**TASK BRIEF**
Lines in the listing below may contain the word "static". State how many do, and nothing more.

**RECORD EXCERPTS**
====
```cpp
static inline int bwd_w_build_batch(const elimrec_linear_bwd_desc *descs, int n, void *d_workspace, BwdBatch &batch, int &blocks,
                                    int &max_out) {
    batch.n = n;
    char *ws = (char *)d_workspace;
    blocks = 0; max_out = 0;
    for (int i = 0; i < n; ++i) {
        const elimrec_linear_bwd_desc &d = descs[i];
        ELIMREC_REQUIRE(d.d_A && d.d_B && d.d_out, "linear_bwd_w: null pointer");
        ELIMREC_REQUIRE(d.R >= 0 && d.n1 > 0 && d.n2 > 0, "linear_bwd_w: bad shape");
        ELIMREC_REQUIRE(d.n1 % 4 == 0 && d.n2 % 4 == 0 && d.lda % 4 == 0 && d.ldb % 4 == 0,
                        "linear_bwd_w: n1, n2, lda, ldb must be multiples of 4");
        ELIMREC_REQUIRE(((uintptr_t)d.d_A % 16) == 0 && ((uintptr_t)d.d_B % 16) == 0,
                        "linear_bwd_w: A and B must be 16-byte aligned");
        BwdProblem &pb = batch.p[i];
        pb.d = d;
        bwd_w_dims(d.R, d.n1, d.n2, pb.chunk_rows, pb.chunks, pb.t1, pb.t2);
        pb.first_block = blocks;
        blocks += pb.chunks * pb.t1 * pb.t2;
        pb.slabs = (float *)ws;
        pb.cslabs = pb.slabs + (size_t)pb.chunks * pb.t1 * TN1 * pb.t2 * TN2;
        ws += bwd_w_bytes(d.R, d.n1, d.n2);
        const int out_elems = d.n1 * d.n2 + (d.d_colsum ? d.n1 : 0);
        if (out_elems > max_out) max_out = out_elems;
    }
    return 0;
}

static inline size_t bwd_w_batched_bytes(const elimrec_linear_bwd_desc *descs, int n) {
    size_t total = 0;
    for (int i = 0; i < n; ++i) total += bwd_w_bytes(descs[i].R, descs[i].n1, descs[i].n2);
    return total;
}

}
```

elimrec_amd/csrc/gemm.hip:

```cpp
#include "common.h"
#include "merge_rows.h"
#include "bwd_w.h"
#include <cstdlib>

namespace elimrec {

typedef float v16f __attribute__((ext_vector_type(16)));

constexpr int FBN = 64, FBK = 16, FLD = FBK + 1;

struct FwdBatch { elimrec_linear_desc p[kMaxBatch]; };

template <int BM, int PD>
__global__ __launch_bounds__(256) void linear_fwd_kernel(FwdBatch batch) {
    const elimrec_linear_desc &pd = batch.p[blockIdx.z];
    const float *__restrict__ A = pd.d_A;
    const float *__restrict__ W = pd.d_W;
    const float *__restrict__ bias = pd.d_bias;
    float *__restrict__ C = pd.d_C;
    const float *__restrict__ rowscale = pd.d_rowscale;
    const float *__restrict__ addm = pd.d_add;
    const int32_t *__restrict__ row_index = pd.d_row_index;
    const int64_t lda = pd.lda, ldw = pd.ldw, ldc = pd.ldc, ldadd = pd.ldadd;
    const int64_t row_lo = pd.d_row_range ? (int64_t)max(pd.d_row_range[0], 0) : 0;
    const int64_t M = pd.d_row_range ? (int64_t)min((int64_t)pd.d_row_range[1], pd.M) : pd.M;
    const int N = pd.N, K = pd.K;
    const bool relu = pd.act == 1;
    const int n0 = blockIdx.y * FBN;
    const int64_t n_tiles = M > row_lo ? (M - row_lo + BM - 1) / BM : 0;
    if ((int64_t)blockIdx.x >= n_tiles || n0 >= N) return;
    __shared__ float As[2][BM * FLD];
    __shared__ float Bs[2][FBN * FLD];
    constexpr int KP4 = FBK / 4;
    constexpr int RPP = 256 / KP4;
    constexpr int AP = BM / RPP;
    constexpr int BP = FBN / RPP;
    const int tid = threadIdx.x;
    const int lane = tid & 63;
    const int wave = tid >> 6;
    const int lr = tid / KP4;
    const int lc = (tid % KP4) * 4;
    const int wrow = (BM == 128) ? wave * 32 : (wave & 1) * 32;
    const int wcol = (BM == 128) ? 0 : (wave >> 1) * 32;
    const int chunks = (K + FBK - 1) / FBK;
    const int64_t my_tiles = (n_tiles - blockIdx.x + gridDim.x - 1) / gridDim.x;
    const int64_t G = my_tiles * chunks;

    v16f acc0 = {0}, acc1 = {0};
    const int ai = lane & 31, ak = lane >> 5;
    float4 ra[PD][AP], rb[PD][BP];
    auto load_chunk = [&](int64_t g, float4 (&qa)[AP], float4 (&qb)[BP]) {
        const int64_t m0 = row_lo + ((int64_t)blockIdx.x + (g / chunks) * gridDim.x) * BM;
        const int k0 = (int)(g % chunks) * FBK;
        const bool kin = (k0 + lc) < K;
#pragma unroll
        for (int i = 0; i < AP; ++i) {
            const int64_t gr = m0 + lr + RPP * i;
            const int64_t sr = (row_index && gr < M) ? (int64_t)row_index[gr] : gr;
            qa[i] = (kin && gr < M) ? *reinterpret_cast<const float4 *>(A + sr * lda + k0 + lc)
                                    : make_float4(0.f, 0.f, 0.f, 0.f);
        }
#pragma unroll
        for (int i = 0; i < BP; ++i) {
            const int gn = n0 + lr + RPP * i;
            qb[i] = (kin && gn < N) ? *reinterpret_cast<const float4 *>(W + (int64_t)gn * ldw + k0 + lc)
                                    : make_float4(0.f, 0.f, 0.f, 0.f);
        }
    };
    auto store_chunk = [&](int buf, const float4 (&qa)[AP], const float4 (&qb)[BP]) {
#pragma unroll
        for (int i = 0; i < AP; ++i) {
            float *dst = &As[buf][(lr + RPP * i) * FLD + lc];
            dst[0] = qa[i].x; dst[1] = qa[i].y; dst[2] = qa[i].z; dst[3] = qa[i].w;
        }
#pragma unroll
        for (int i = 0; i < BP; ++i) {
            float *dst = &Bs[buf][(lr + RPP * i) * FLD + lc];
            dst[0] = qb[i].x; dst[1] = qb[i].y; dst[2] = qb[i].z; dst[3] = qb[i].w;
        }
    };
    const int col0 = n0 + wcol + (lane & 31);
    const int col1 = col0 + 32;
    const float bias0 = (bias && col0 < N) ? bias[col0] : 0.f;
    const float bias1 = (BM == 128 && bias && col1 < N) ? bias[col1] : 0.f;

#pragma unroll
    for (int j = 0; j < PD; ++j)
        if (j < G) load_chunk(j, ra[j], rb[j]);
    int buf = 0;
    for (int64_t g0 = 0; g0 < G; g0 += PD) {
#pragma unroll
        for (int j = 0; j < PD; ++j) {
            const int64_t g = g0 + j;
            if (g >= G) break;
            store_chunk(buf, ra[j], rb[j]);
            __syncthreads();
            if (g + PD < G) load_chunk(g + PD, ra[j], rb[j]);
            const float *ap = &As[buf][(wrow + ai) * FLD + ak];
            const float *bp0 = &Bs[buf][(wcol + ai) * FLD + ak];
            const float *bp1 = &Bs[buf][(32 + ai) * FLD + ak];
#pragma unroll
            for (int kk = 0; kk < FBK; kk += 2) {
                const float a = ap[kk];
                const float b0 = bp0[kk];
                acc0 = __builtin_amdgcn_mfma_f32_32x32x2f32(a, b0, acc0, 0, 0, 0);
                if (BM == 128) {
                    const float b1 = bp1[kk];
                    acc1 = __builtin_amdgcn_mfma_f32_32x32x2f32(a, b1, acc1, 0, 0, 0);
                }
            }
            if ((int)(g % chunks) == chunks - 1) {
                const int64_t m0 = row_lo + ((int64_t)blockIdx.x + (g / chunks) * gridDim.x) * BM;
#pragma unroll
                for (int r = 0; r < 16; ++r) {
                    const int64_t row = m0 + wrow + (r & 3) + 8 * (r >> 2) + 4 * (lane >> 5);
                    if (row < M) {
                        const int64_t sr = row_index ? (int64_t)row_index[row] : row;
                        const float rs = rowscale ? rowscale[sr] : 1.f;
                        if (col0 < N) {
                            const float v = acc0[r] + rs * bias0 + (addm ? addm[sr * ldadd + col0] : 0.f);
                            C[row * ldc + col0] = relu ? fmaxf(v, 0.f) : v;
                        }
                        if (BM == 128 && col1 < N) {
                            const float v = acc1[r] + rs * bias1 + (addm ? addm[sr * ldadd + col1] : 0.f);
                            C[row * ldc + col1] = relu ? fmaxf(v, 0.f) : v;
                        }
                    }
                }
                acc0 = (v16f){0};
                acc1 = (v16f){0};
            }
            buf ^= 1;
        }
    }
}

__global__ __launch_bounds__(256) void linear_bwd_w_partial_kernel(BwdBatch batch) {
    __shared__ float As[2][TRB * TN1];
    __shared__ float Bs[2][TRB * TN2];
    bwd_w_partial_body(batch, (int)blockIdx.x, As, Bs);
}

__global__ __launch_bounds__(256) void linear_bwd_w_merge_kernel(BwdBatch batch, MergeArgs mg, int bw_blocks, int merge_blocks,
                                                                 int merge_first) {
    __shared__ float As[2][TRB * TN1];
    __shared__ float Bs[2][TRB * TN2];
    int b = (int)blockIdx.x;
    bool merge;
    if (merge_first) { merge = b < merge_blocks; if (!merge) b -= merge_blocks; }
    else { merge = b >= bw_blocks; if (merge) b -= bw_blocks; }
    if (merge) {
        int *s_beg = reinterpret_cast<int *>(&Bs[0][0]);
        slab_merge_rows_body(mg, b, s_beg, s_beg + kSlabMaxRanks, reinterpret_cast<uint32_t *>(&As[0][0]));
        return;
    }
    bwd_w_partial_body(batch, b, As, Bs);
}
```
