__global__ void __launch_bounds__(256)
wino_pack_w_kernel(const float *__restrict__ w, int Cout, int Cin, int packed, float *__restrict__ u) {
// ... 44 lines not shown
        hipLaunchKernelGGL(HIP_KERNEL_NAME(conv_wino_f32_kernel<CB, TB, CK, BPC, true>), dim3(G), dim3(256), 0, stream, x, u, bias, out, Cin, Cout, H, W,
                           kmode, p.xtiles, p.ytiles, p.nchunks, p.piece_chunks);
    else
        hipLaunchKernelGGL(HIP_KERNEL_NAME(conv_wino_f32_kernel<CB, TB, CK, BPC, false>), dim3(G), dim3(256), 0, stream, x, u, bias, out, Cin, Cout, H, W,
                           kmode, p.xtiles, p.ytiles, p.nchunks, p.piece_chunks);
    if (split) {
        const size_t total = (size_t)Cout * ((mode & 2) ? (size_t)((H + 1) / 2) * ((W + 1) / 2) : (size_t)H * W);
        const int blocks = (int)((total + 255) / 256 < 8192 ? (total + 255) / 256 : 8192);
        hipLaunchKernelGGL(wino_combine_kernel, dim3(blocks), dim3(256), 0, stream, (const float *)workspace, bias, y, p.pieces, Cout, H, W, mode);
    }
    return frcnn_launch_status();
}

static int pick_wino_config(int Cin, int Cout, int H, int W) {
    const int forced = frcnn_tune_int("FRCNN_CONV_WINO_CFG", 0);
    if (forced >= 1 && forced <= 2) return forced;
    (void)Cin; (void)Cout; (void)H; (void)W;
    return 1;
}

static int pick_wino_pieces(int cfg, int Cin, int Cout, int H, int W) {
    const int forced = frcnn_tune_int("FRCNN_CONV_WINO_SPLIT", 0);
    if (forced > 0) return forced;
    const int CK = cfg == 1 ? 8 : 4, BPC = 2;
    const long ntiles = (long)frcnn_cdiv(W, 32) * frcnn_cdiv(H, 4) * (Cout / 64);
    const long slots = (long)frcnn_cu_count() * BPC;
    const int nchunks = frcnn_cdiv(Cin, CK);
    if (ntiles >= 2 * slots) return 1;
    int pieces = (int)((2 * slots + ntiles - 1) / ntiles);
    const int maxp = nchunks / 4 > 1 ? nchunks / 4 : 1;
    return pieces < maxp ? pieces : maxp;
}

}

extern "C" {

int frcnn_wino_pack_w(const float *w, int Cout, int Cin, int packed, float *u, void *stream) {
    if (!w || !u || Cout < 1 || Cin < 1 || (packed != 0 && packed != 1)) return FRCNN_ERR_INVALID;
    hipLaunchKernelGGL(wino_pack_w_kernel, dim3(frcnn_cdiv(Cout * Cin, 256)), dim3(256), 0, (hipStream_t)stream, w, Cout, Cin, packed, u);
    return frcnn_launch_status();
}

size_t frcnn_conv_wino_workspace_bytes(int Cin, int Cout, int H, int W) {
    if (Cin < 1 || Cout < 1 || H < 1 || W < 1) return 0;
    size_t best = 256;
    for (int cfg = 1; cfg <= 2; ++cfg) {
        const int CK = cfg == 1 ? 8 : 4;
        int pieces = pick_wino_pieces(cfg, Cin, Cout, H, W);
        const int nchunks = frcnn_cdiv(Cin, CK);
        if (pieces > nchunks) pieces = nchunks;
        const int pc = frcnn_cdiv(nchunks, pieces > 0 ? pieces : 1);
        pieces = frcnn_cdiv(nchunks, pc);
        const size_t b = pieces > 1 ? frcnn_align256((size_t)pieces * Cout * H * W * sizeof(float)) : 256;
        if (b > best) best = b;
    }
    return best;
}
====
**EXERCISE ANSWER**
4